Effective range of M-16 300 yards. I can see people from there also in many armed forced (e.g. the Canadians) the rifles are equipt with scopes therefore making the enemy seem that much closer. Also remember that Most armies do not have the strict roles that the US does(to my knowledge). Most soldiers are just that, soldiers. And Pvt. Bloggins could easily be picked for a patrol or advance on an enemy posistion. 

Tony


----------



## kenposcum (Sep 25, 2002)

The real meaning of the commonly misinterpreted commandment "Thou Shalt Not Kill," is, "Thou Shalt Not Murder."
Killing is a neutral act; if so and so is trying to kill me, or if we're on opposite sides during war, then I'm killing him, not MURDERING him.  Murder is different...it's killing without real justification.
The explanation of this dichotomy was used to help returning soldiers cope with the unimagineable(to me, anyway) stress and psychological trauma of having killed another human being.
Lt. Grossman also states in his book that there is an estimated 2-4% of the population who has no compunctions whatsoever about killing.  For these individuals, dehumanization of the victim is not important...he cites a letter from an Australian soldier in WWI writing to his father, describing bayoneting enemies as "great sport...you stick the blade in and their eyes stick out like prawns."  
I don't know how much of this is actually on-topic, but I wanted to stick in another two pennies.:asian:


----------



## tmanifold (Sep 25, 2002)

> _Originally posted by kenposcum _
> 
> *The real meaning of the commonly misinterpreted commandment "Thou Shalt Not Kill," is, "Thou Shalt Not Murder."
> Killing is a neutral act; if so and so is trying to kill me, or if we're on opposite sides during war, then I'm killing him, not MURDERING him.  Murder is different...it's killing without real justification.
> *


I totally agree on this point. However, as you said most people take it as "I should not kill, for what ever reason".  Dehumanizing is just a mental survival mechinism for most people.

Tony


----------



## Chiduce (Sep 25, 2002)

> _Originally posted by tmanifold _
> 
> *
> 
> ...


 The maximum effective range of the M-16A1 Rife is 460 Meters or well over 500 yards! 
Sincerely, In Humility;
Chiduce!


----------



## tmanifold (Sep 25, 2002)

> _Originally posted by Chiduce _
> 
> * The maximum effective range of the M-16A1 Rife is 460 Meters or well over 500 yards!
> Sincerely, In Humility;
> Chiduce! *



300 meters sighted fire  out to 600 for covering type fire.(CDN Pam)

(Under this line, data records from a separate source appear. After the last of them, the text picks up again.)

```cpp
extern "C" int vq2_resblock_w2_job_init(int32_t N, int32_t H, int32_t W, int32_t C, int32_t Cm, const void *ws, float *dw,
                                        float *db, vq2_wgrad_job *job) {
    VQ2_REQUIRE(ws && dw && job && vq2_resblock_supported(C, Cm) && N > 0 && H > 0 && W > 0, "resblock_w2_job_init: bad arguments");
    const int S = rb_grid(N, H, W);
    const float *w = static_cast<const float *>(ws);
    job->ws = w; job->dw = dw; job->bias_ws = db ? w + (size_t)S * C * Cm : nullptr; job->db = db;
    job->unit_offset = 0;
    job->O = C; job->I = Cm; job->Or = C; job->Ir = Cm; job->taps = 1; job->S = S;
    job->n_units_w = (C * Cm + 31) / 32; job->n_units_b = db ? (C + 31) / 32 : 0;
    job->swapped = 0; job->bias_splits = 0;
    return VQ2_OK;
}

extern "C" int vq2_resblock_bwd_data(int32_t N, int32_t H, int32_t W, int32_t C, int32_t Cm, const float *g, int32_t ldg,
                                     const float *r, int32_t ldr, const float *x, int32_t ldx, const float *w2d,
                                     const float *w1d, float *dh, int32_t lddh, float *dx, int32_t lddx, void *w2_ws,
                                     vq2_stream_t stream) {
    using namespace vq2;
    VQ2_REQUIRE(N > 0 && H > 0 && W > 0, "resblock_bwd_data: empty tensor");
    if (!vq2_resblock_supported(C, Cm))
        return set_error(VQ2_ERR_UNSUPPORTED, "resblock_bwd_data: fused kernel is built for channel=%d, n_res_channel=%d (got %d, %d)",
                         rb::CC, rb::CM, C, Cm);
    VQ2_REQUIRE(g && r && x && w2d && w1d && dh && dx, "resblock_bwd_data: null pointer");
    VQ2_REQUIRE(aligned16(g) && aligned16(r) && aligned16(x) && aligned16(w2d) && aligned16(w1d) && aligned16(dh) && aligned16(dx),
                "resblock_bwd_data: pointers must be 16-byte aligned");
    VQ2_REQUIRE(ldg >= C && ldx >= C && lddx >= C && ldr >= Cm && lddh >= Cm && ldg % 4 == 0 && ldx % 4 == 0 &&
                    lddx % 4 == 0 && ldr % 4 == 0 && lddh % 4 == 0,
                "resblock_bwd_data: pixel strides must cover the channels and be multiples of 4");
    const double npix = (double)N * H * W;
    int ldmax = ldg > ldx ? ldg : ldx;
    if (lddx > ldmax) ldmax = lddx;
    VQ2_REQUIRE(npix * ldmax * 4.0 < (double)rb::OOB, "resblock_bwd_data: tensors must be smaller than %d bytes", rb::OOB);
    ResBwdParams P{};
    P.g = g; P.r = r; P.x = x; P.w2d = w2d; P.w1d = w1d; P.dh = dh; P.dx = dx;
    VQ2_REQUIRE(!w2_ws || aligned16(w2_ws), "resblock_bwd_data: workspace must be 16-byte aligned");
    P.N = N; P.H = H; P.W = W; P.ldg = ldg; P.ldr = ldr; P.ldx = ldx; P.lddh = lddh; P.lddx = lddx;
    P.tiles_x = (W + rb::TW - 1) / rb::TW; P.tiles_y = (H + rb::TH - 1) / rb::TH;
    const int grid = N * P.tiles_x * P.tiles_y;
    hipStream_t s = to_stream(stream);
    const char *name = "resblock_bwd_data";
    if (prof_enabled()) name = prof_label("resblock_bwd_data|M=%d,C=%d,Cm=%d", N * H * W, C, Cm);
    ProfScope prof(name, 2.0 * npix * (9.0 * C * Cm + (double)Cm * C), 4.0 * npix * (4.0 * C + 2.0 * Cm), s);
    P.w2_slab = static_cast<float *>(w2_ws);
    P.b2_slab = w2_ws ? P.w2_slab + (size_t)grid * C * Cm : nullptr;
    const size_t lds = w2_ws ? rbb::LDS_BYTES_W2 : rbb::LDS_BYTES;
    if (ldg == ldx && lddx == ldx) {
        allow_big_lds(resblock_bwd_data_kernel<true>, lds);
        hipLaunchKernelGGL(resblock_bwd_data_kernel<true>, dim3(grid), dim3(256), lds, s, P);
    } else {
        allow_big_lds(resblock_bwd_data_kernel<false>, lds);
        hipLaunchKernelGGL(resblock_bwd_data_kernel<false>, dim3(grid), dim3(256), lds, s, P);
    }
    return check_launch("resblock_bwd_data_kernel");
}
```

vq-vae-2-pytorch_amd/ops.py:

```python
from dataclasses import dataclass
import ctypes as C
import os

import torch
from torch.autograd import Function

from ._lib import lib, check, ConvDesc, PackJob, WgradJob

VQ2_RELU_IN = 1
VQ2_RELU_OUT = 2
VQ2_MASK_AFTER_RESIDUAL = 4
PACK_FWD = 0
PACK_DGRAD = 1



def _stream():
    return C.c_void_p(torch.cuda.current_stream().cuda_stream)


def _p(t):
    return None if t is None else C.c_void_p(t.data_ptr())


# ... 576 lines not shown
        if out is not None:
            y = y.view_as(y)
        return y

    @staticmethod
    def backward(ctx, dy):
        x, r, w1, w2, y, b1, b2 = ctx.saved_tensors
        s1, s2 = ctx.spec1, ctx.spec2
        g = as_nhwc(dy)
        if ctx.relu_out and not ctx.premasked:
            g = relu_bwd(g, y)
        n, h, w, c = x.shape
        if RESBLOCK_FUSED[0] and ctx.needs_input_grad[0] and lib.vq2_resblock_supported(c, s1.co) and s1.k == 3 and s2.k == 1:
            dh = torch.empty((n, h, w, s1.co), device=x.device, dtype=torch.float32)
            dx = torch.empty((n, h, w, c), device=x.device, dtype=torch.float32)
            sc = _step_ctx(w2)
            w2_ws = None
            if (sc is not None and ctx.needs_input_grad[3] and ctx.needs_input_grad[4] and
                    getattr(w2, "_vq2_grad", None) is not None and getattr(b2, "_vq2_grad", None) is not None and
                    w2.grad is None and b2.grad is None):
                w2_ws, dw2, db2 = sc.batch.resblock_w2(n, h, w, c, s1.co, w2, b2)
            check(lib.vq2_resblock_bwd_data(n, h, w, c, s1.co, _p(g), ld_of(g), _p(r), ld_of(r), _p(x), ld_of(x),
                                            _p(packed_weight(s2, w2, PACK_DGRAD)), _p(packed_weight(s1, w1, PACK_DGRAD)),
                                            _p(dh), ld_of(dh), _p(dx), ld_of(dx), _p(w2_ws), _stream()), "resblock_bwd_data")
            if w2_ws is not None:
                dw1, db1 = conv_wgrad(s1, x, dh, True, w1, b1, ctx.needs_input_grad[1], ctx.needs_input_grad[2])
                return dx, dw1, db1, dw2, db2, None, None, None, None, None
        else:
            dh = conv_dgrad(s2, r.shape, g, w2, mask=r)
            dx = conv_dgrad(s1, x.shape, dh, w1, mask=x, residual=g) if ctx.needs_input_grad[0] else None
        dw2, db2 = conv_wgrad(s2, r, g, False, w2, b2, ctx.needs_input_grad[3], ctx.needs_input_grad[4])
        dw1, db1 = conv_wgrad(s1, x, dh, True, w1, b1, ctx.needs_input_grad[1], ctx.needs_input_grad[2])
        return dx, dw1, db1, dw2, db2, None, None, None, None, None


class CatViewFn(Function):

    @staticmethod
    def forward(ctx, a, b, buf, stash=None):
        ctx.ca = a.shape[3]
        ctx.stash = stash
        return buf.view_as(buf)

    @staticmethod
    def backward(ctx, g):
        g = as_nhwc(g)
        gb = g[..., ctx.ca:]
        if ctx.stash is not None:
            if ctx.stash.put(gb):
                gb = None
            elif ctx.stash.strict:
                raise RuntimeError("GradStash: the consumer that applies b's ReLU mask ran before this gradient arrived")
        return g[..., :ctx.ca], gb, None, None


class CatFn(Function):

    @staticmethod
    def forward(ctx, a, b):
        a, b = as_nhwc(a), as_nhwc(b)
        n, h, w, ca = a.shape
        cb = b.shape[3]
        if tuple(b.shape[:3]) != (n, h, w):
            raise RuntimeError("CatFn: spatial sizes differ")
        out = torch.empty((n, h, w, ca + cb), device=a.device, dtype=torch.float32)
        pix = n * h * w
# ... 275 lines not shown
```

Measured before the change: 5465 images/s.

## Add eight-wave variant of fused resblock backward kernel for small feature maps

Templates the fused resblock backward-data kernel on wave count and adds an eight-wave (512-thread) form. It is picked automatically when W <= 32, and callers can also request it explicitly. In the eight-wave form the output channel blocks are split across two wave groups, and only half the waves compute the fused w2 weight gradient. The goal is more parallelism per block on small feature maps, where the grid has few tiles and the GPU is underfilled. The cost is lower occupancy per CU (launch bounds drop to 1 block) and narrower staging loads.

```diff
diff --git a/include/vq2.h b/include/vq2.h
--- a/include/vq2.h
+++ b/include/vq2.h
@@ -16,7 +16,7 @@
 
 typedef void *vq2_stream_t;
 
-#define VQ2_API_VERSION 6
+#define VQ2_API_VERSION 7
 
 int vq2_version(void);
 const char *vq2_last_error(void);
@@ -62,6 +62,13 @@
 int vq2_resblock_bwd_data(int32_t N, int32_t H, int32_t W, int32_t C, int32_t Cm, const float *g, int32_t ldg,
                           const float *r, int32_t ldr, const float *x, int32_t ldx, const float *w2d, const float *w1d,
                           float *dh, int32_t lddh, float *dx, int32_t lddx, void *w2_ws, vq2_stream_t stream);
+#define VQ2_RB_BWD_BY_SHAPE 0
+#define VQ2_RB_BWD_WAVES4 1
+#define VQ2_RB_BWD_WAVES8 2
+int vq2_resblock_bwd_data_form(int32_t N, int32_t H, int32_t W, int32_t C, int32_t Cm, const float *g, int32_t ldg,
+                               const float *r, int32_t ldr, const float *x, int32_t ldx, const float *w2d,
+                               const float *w1d, float *dh, int32_t lddh, float *dx, int32_t lddx, void *w2_ws, int form,
+                               vq2_stream_t stream);
 
 int vq2_conv_dgrad(const vq2_conv_desc *d, const float *dy, const float *wp, const float *mask, int32_t ldmask,
                    const float *residual, int32_t ldres, float *dx, int32_t lddx, vq2_stream_t stream);
diff --git a/vq-vae-2-pytorch_amd/_lib.py b/vq-vae-2-pytorch_amd/_lib.py
--- a/vq-vae-2-pytorch_amd/_lib.py
+++ b/vq-vae-2-pytorch_amd/_lib.py
@@ -63,6 +63,7 @@
         "vq2_relu_bwd": (C.c_int, [P, I32, P, I32, P, I32, I64, I32, P]),
         "vq2_resblock_supported": (C.c_int, [I32, I32]),
         "vq2_resblock_bwd_data": (C.c_int, [I32, I32, I32, I32, I32, P, I32, P, I32, P, I32, P, P, P, I32, P, I32, P, P]),
+        "vq2_resblock_bwd_data_form": (C.c_int, [I32, I32, I32, I32, I32, P, I32, P, I32, P, I32, P, P, P, I32, P, I32, P, C.c_int, P]),
         "vq2_resblock_w2_workspace_bytes": (SZ, [I32, I32, I32, I32, I32]),
         "vq2_resblock_w2_job_init": (C.c_int, [I32, I32, I32, I32, I32, P, P, P, C.POINTER(WgradJob)]),
         "vq2_resblock_fwd": (C.c_int, [I32, I32, I32, I32, I32, C.c_int, P, I32, P, P, P, P, P, I32, P, I32, P]),
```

Basically the m-16 and its Variants (We used a version made by Demarco(sp?) which we designate the c-7) are just about moa capable but more commonly under 5inchs is good. so at 300 meters one is firing over 15 inch groups possible the largest a group could get and stay effective 400m would give 20 which is unacceptable for sighted fire. So I think that the weapon itself could be accurate to say 600m but I think 300m is a good, realistic maximum. 

Anyhow, I think we are a little of topic. 

Tony

Ps. My math may be wrong here in terms of groups but I think it is right.


----------



## Shadow Hunter (Jul 18, 2003)

Dehumanizing has been around since the earliest times. But after WWII there were studies that found only a very small minority of soldiers actually fired their weapons.

So by the time the Vietnam conflist came around the changed the targets to ones that started looking a lot more human, faces and all. They also issued a weapon that was most usefull at close range. In many ways, they got the soldiers used to not just firing a weapon, but used to the idea of firing a weapon at a human.

Result, the amount of soldiers willing to shoot at and kill the enemy went way up.

There are ways of turning typical people into efficient killers. But it is not cost effective, nor are most goverments willing to turn large numbers of their general troops into cold blooded killers.


----------



## hardheadjarhead (Oct 23, 2003)

Bayonetting a guy in the back doesn't necessarily reflect an unwillingness to look him in the eye...or an attempt to dehumanize the victim.

ITS SAFER.  

The guy can't bayonet/shoot you when you're behind him.

If he's engaged against a fellow soldier, it is safer to bayonet him than to shoot him...as the bullet will go through him and into your bud.  During altercations where a bayonet is used it was likely to be a melee with large numbers of troops overunning a position.  People bayoneted those fleeing, or as mentioned, those they could approach without risk.  One doesn't square off with a guy face to face when one can just stick a guy from behind.

----------------------------------

The maximum effective range of the M-16 is 460 meters.  300 meters is considered the standard maximum range of engagement in most battlefield scenarios.  The weapon is considered effective at the former range, but it is anticipated it will be used at the lesser range.

---------------------------------------

I'm not comfortable with Grossman's book.  He references "All Quiet On the Western Front" in one chapter...if I recall he was using it to illustrate a point concerning the emotional trauma of the battlefield.  This is a work of fiction, folks.  The way he references it, one would think it was a factual account...and some readers might not have read AQOTWF and not know it was a novel.  

He uses anecdotal accounts and personal reflections of veterans for support of his premises.  I didn't see a lot of hard data in his work...but saw a lot of speculation.  



Regards,

Steve Scott


----------